La Maison Columbia, c’est mort !

Jean-Nic Labrie
8 mars 2011

Quand même étonnant que la nouvelle soit passée autant dans le beurre (à moins que je vive sous une roche, probablement la vraie raison) : la filière canadienne de la Maison Columbia a fermé boutique en décembre 2010. Faillite totale, après plusieurs restructurations. Ça marche encore aux USA il paraît, sous un autre nom.

Eh ben.

C’est drôle tout ça. J’étais avec des potes tout récemment, on s’était fait une soirée d’écoute de musique. La discussion allait bon train, et entre Pulp et les Pixies, quelqu’un nous a offert ce magnifique flash : «Vous rappelez-vous de la Maison Columbia ?»

Haha ! Certain que je m’en rappelle. Quel vestige. Je me rappelle avoir lu dans leur catalogue, que Guns’N'Roses, selon eux, étaient «les rois du hardcore». Ça ne s’invente pas quand même…

Une fois arrivé chez moi, je me suis demandé de quoi avait l’air le catalogue, à quoi pouvait bien ressembler le Club aujourd’hui. Par simple curiosité. Et en fouillant, c’est là que je me suis rendu compte que ça n’existait plus. Que c’était mort.

Probablement parce que je suis quelqu’un de nostalgique, mais cette nouvelle m’a donné un choc. Je m’assume, ne vous inquiétez pas.

Je me souviens de la première fois ou nous avons reçu la fameuse feuille de timbres à la maison ; je devais avoir 12-13 ans, au début des années 90, époque la plus faste du Club soit dit en passant (selon Wikipedia). Mes potes aussi l’avaient tous reçus, et on s’en parlait dans l’autobus jaune, sur la route de campagne du village : «Maaan, on peut recevoir 12 disques, gratos en plus !!! As-tu fait tes choix ? As-tu demandé à tes parents ?»
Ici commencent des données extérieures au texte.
tweediemix_amd/lib.py:

```python
from __future__ import annotations

import ctypes as C
import os

_HERE = os.path.dirname(os.path.abspath(__file__))
LIB_PATH = os.path.join(_HERE, "lib", "libtmix_hip.so")
LIB_PATH = os.environ.get("TMIX_LIB", LIB_PATH)

OK, EINVAL, ESHAPE, EARCH, EALIGN = 0, -1, -2, -3, -4
F32, F16, BF16 = 0, 1, 2
STEP_FUSION, STEP_PLAIN, STEP_RESAMPLE = 0, 1, 2
EPI_NONE, EPI_GEGLU, EPI_F32OUT, EPI_GELU, EPI_QUICKGELU = 0, 1, 2, 3, 4
CONV_S1, CONV_S2, CONV_UP2, CONV_T3, CONV_S2A, CONV_UP2F = 0, 1, 2, 3, 4, 5
F8_A_BLOCK_SCALES, F8_GEGLU_OUT, F8_COPY_OUT = 1, 2, 4
MAX_WINDOWS = 8
EDT_NONE = 1 << 30
SHAPE_FILL_HOLES, SHAPE_RESOLVE, SHAPE_MAX_PIXELS = 1, 2, 16384
TILE_AUTO, TILE_COUNT = 0, 26
TILE_CANDIDATES = (1, 2, 3, 4, 5, 7, 12, 13, 14, 15, 16, 17, 18, 19, 20, 21, 22)
TILE_EXCLUSIVE = (13, 14, 15, 22, 24)
TILE_CONV_HALO = 26

i32, i64, f32, vp = C.c_int32, C.c_int64, C.c_float, C.c_void_p

# ... 32 lines not shown
    "tmix_fused_tweedie_step": (C.c_int, [vp, vp, C.c_int, vp, vp, vp, C.c_int, C.c_int, i64, C.c_int,
                                          f32, f32, f32, f32, f32, C.c_int, vp]),
    "tmix_fused_tweedie_step_dev": (C.c_int, [vp, vp, C.c_int, vp, i64, vp, vp, C.c_int, C.c_int, i64, C.c_int, C.c_int,
                                              C.c_int, vp, vp]),
    "tmix_fused_tweedie_step_keep_dev": (C.c_int, [vp, vp, C.c_int, vp, i64, vp, vp, C.c_int, C.c_int, i64, C.c_int, C.c_int,
                                                   C.c_int, vp, vp, i64, vp, i64, vp, i64, vp]),
    "tmix_fused_tweedie_step_ms_dev": (C.c_int, [vp, vp, C.c_int, vp, i64, vp, vp, vp, C.c_int, C.c_int, i64, C.c_int, C.c_int,
                                                 C.c_int, vp, vp]),
    "tmix_cfg_rescale_ws_doubles": (i64, [C.c_int, C.c_int]),
    "tmix_cfg_rescale_factors": (C.c_int, [vp, C.c_int, vp, vp, C.c_int, C.c_int, i64, C.c_int, C.c_int, C.c_int, vp, C.c_int, f32, vp]),
    "tmix_fused_tweedie_step_rs_dev": (C.c_int, [vp, vp, C.c_int, vp, i64, vp, vp, C.c_int, C.c_int, i64, C.c_int, C.c_int,
                                                 C.c_int, vp, vp, vp]),
    "tmix_fused_tweedie_step_ms_rs_dev": (C.c_int, [vp, vp, C.c_int, vp, i64, vp, vp, vp, C.c_int, C.c_int, i64, C.c_int, C.c_int,
                                                    C.c_int, vp, vp, vp]),
    "tmix_step_prologue": (C.c_int, [vp, vp, vp, vp, C.c_int, C.c_int, i64, vp]),
    "tmix_window_consensus": (C.c_int, [vp, C.c_int, C.c_int, C.POINTER(C.c_int32), C.c_int, C.c_int, C.c_int, C.c_int, C.c_int, vp, vp]),
    "tmix_mask_edt": (C.c_int, [vp, vp, vp, C.c_int, C.c_int, C.c_int, vp]),
    "tmix_soft_masks": (C.c_int, [vp, vp, vp, C.c_int, C.c_int, C.c_int, C.c_int, f32, f32, C.c_int, vp]),
    "tmix_mask_label": (C.c_int, [vp, f32, C.c_int, vp, C.c_int, C.c_int, C.c_int, vp]),
    "tmix_attn_shapes": (C.c_int, [vp, vp, C.c_int, C.c_int, C.c_int, C.c_int, f32, C.c_int, vp]),
    "tmix_gemm_bf16": (C.c_int, [C.POINTER(GemmDesc), vp]),
    "tmix_gemm_prefetch_next": (C.c_int, [vp, i64, vp]),
    "tmix_gemm_fp8": (C.c_int, [C.POINTER(GemmDesc), vp, vp, vp]),
    "tmix_gemm_q_cross_attn": (C.c_int, [C.POINTER(GemmDesc), vp, i64, i64, vp, i64, i64, vp, i64, C.c_int, C.c_int, f32, vp]),
    "tmix_quantize_fp8_rows": (C.c_int, [vp, i64, vp, i64, vp, i64, C.c_int, vp]),
    "tmix_conv3x3_nhwc": (C.c_int, [C.POINTER(ConvDesc), vp]),
    "tmix_conv3x3_nhwc_fp8": (C.c_int, [C.POINTER(ConvDesc), vp, vp, vp]),
    "tmix_conv_in": (C.c_int, [vp, vp, vp, vp, C.c_int, C.c_int, C.c_int, C.c_int, C.c_int, vp]),
    "tmix_conv_in_pre": (C.c_int, [vp, vp, vp, vp, C.c_int, C.c_int, C.c_int, C.c_int, C.c_int, vp, vp, vp]),
    "tmix_softmax_rows": (C.c_int, [vp, i64, vp, i64, i64, C.c_int, f32, vp]),
    "tmix_softmax_rows_causal": (C.c_int, [vp, i64, vp, i64, i64, C.c_int, f32, C.c_int, vp]),
    "tmix_softmax_rows_masked": (C.c_int, [vp, i64, vp, i64, i64, C.c_int, C.c_int, f32, vp]),
    "tmix_affine_clamp": (C.c_int, [vp, vp, i64, f32, f32, f32, f32, vp]),
    "tmix_conv_out": (C.c_int, [vp, vp, vp, vp, C.c_int, C.c_int, C.c_int, C.c_int, C.c_int, vp]),
    "tmix_attn_fwd": (C.c_int, [vp, i64, i64, vp, i64, i64, vp, i64, i64, vp, i64, i64,
                                C.c_int, C.c_int, C.c_int, C.c_int, f32, vp]),
    "tmix_attn_fwd_f8": (C.c_int, [vp, i64, i64, vp, i64, i64, vp, i64, i64, vp, i64, vp, i64,
                                   C.c_int, C.c_int, C.c_int, C.c_int, f32, vp]),
    "tmix_attn_split_ws_bytes": (i64, [C.c_int, C.c_int, C.c_int, C.c_int]),
    "tmix_attn_fwd_ws": (C.c_int, [vp, i64, i64, vp, i64, i64, vp, i64, i64, vp, i64, i64,
                                   C.c_int, C.c_int, C.c_int, C.c_int, f32, vp, i64, vp]),
    "tmix_attn_fwd_f8_ws": (C.c_int, [vp, i64, i64, vp, i64, i64, vp, i64, i64, vp, i64, vp, i64,
                                      C.c_int, C.c_int, C.c_int, C.c_int, f32, vp, i64, vp]),
    "tmix_groupnorm_nhwc_launches": (C.c_int, [i64, C.c_int, C.c_int]),
    "tmix_groupnorm_ws_chunks": (C.c_int, [i64]),
    "tmix_groupnorm_ws_floats": (i64, [C.c_int, C.c_int, C.c_int]),
    "tmix_groupnorm_nhwc": (C.c_int, [vp, C.c_int, vp, C.c_int, vp, vp, vp, vp, C.c_int, i64, C.c_int, f32,
                                      C.c_int, vp]),
    "tmix_groupnorm_nhwc_pre": (C.c_int, [vp, C.c_int, vp, C.c_int, vp, vp, vp, vp, C.c_int, i64, C.c_int, f32,
# ... 65 lines not shown
```
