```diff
-            top3_insert(f, o1, oc1);
-            top3_insert(f, o2, oc2);
-            top3_insert(f, o3, -1);
-            const int j = q0 + r * 32;
-            if (!half && j < nq) {
+            o.a1 = (o.a1 * isc) * isc;
+            o.a2 = (o.a2 * isc) * isc;
+            o.a3 = (o.a3 * isc) * isc;
+            swap_halves(f, o);
+            top3_insert(f, o.a1, o.c1);
+            top3_insert(f, o.a2, o.c2);
+            top3_insert(f, o.a3, -1);
+            const int j = q0 + (r + QH * half) * 32;
+            if (j < nq) {
                 const unsigned code2 = list_enc(f.a1, f.a2);
                 const unsigned code3 = list_enc(list_dec(f.a1, code2), f.a3);
                 ListRec rec;
                 rec.x = ((unsigned long long)__float_as_uint(f.a1) << 32) | (unsigned)f.c1;
                 rec.y = ((unsigned long long)((code2 << 16) | code3) << 32) | (unsigned)f.c2;
-                ListRec *p = list_rec(part_dir, slice * NL + n, bnq, batch, nq, j);
-                asm volatile("global_store_dwordx4 %0, %1, off sc1\n\ts_nop 1" : : "v"((NN_GLOBAL(ListRec))p), "v"(rec) : "memory");
+                ListRec *p = list_rec(part_dir, slice * NL + n, bnq, batch, nq, qfirst);
+                asm volatile("global_store_dwordx4 %0, %1, %2 sc1\n\ts_nop 1"
+                             : : "v"((unsigned)(j - qfirst) * (unsigned)sizeof(ListRec)), "v"(rec), "s"((NN_GLOBAL(ListRec))p) : "memory");
             }
         }
     }
```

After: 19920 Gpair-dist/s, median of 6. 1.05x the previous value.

Évidemment, ce n’était pas si simple. Vrai que tu recevais 12 disques «gratuits», mais fallait payer les frais de port et de manutentions, sans compter les taxes applicables. On s’entend que ce sont des pinottes, mais c’était quand même ça, la pogne ; on t’attirait avec des disques gratuits, mais par la suite, tu t’engageais (par contrat) à acheter un montant défini de disques au prix régulier, et t’avait 3 ans pour respecter le contrat.

Dans nos têtes de ti-cul, on s’en foutait, on voulait les disques gratuits, that’s it. Pour ma part, j’avais surtout hâte de les écouter dans mon nouveau discman, que j’avais reçu à ma fête ! (Pour votre info : non, je ne possède plus cette relique. Me le suis fait volé par un certain Ben, un clodo du Nouveau-Brunswick, qui était venu passer ses vacances chez sa tante :( )

* * * * *

Quand même, ce n’était pas évident d’en choisir 12, parmi cette fameuse feuille de timbres-là. Y’avait pas grand-choix, étant donné qu’ils voulaient représenter la musique de la façon la plus clairsemée possible. Se rendre à 6, c’était déjà tough ! Tu choisis quoi après coudonc ? Je regarde ce que j’avais déjà collé : Megadeth, Nirvana, Guns’N'Roses, Metallica…J’essaye-tu Pantera ? Beastie Boys ? M’a prendre une chance avec Stone Temple Pilots tiens. Our Lady Peace ? Mon frère va aimer ça.

J’en ai découvert des trucs, avec la Maison : Jon Spencer, par exemple. Rage Against The Machine. The Cure. Mais cibole, j’ai aussi essayé des trucs à chier, des trucs que je guessais, ne sachant pas trop quoi prendre, question d’honorer l’ostie de contrat. Vous vous rappelez de Primitive Radio Gods ?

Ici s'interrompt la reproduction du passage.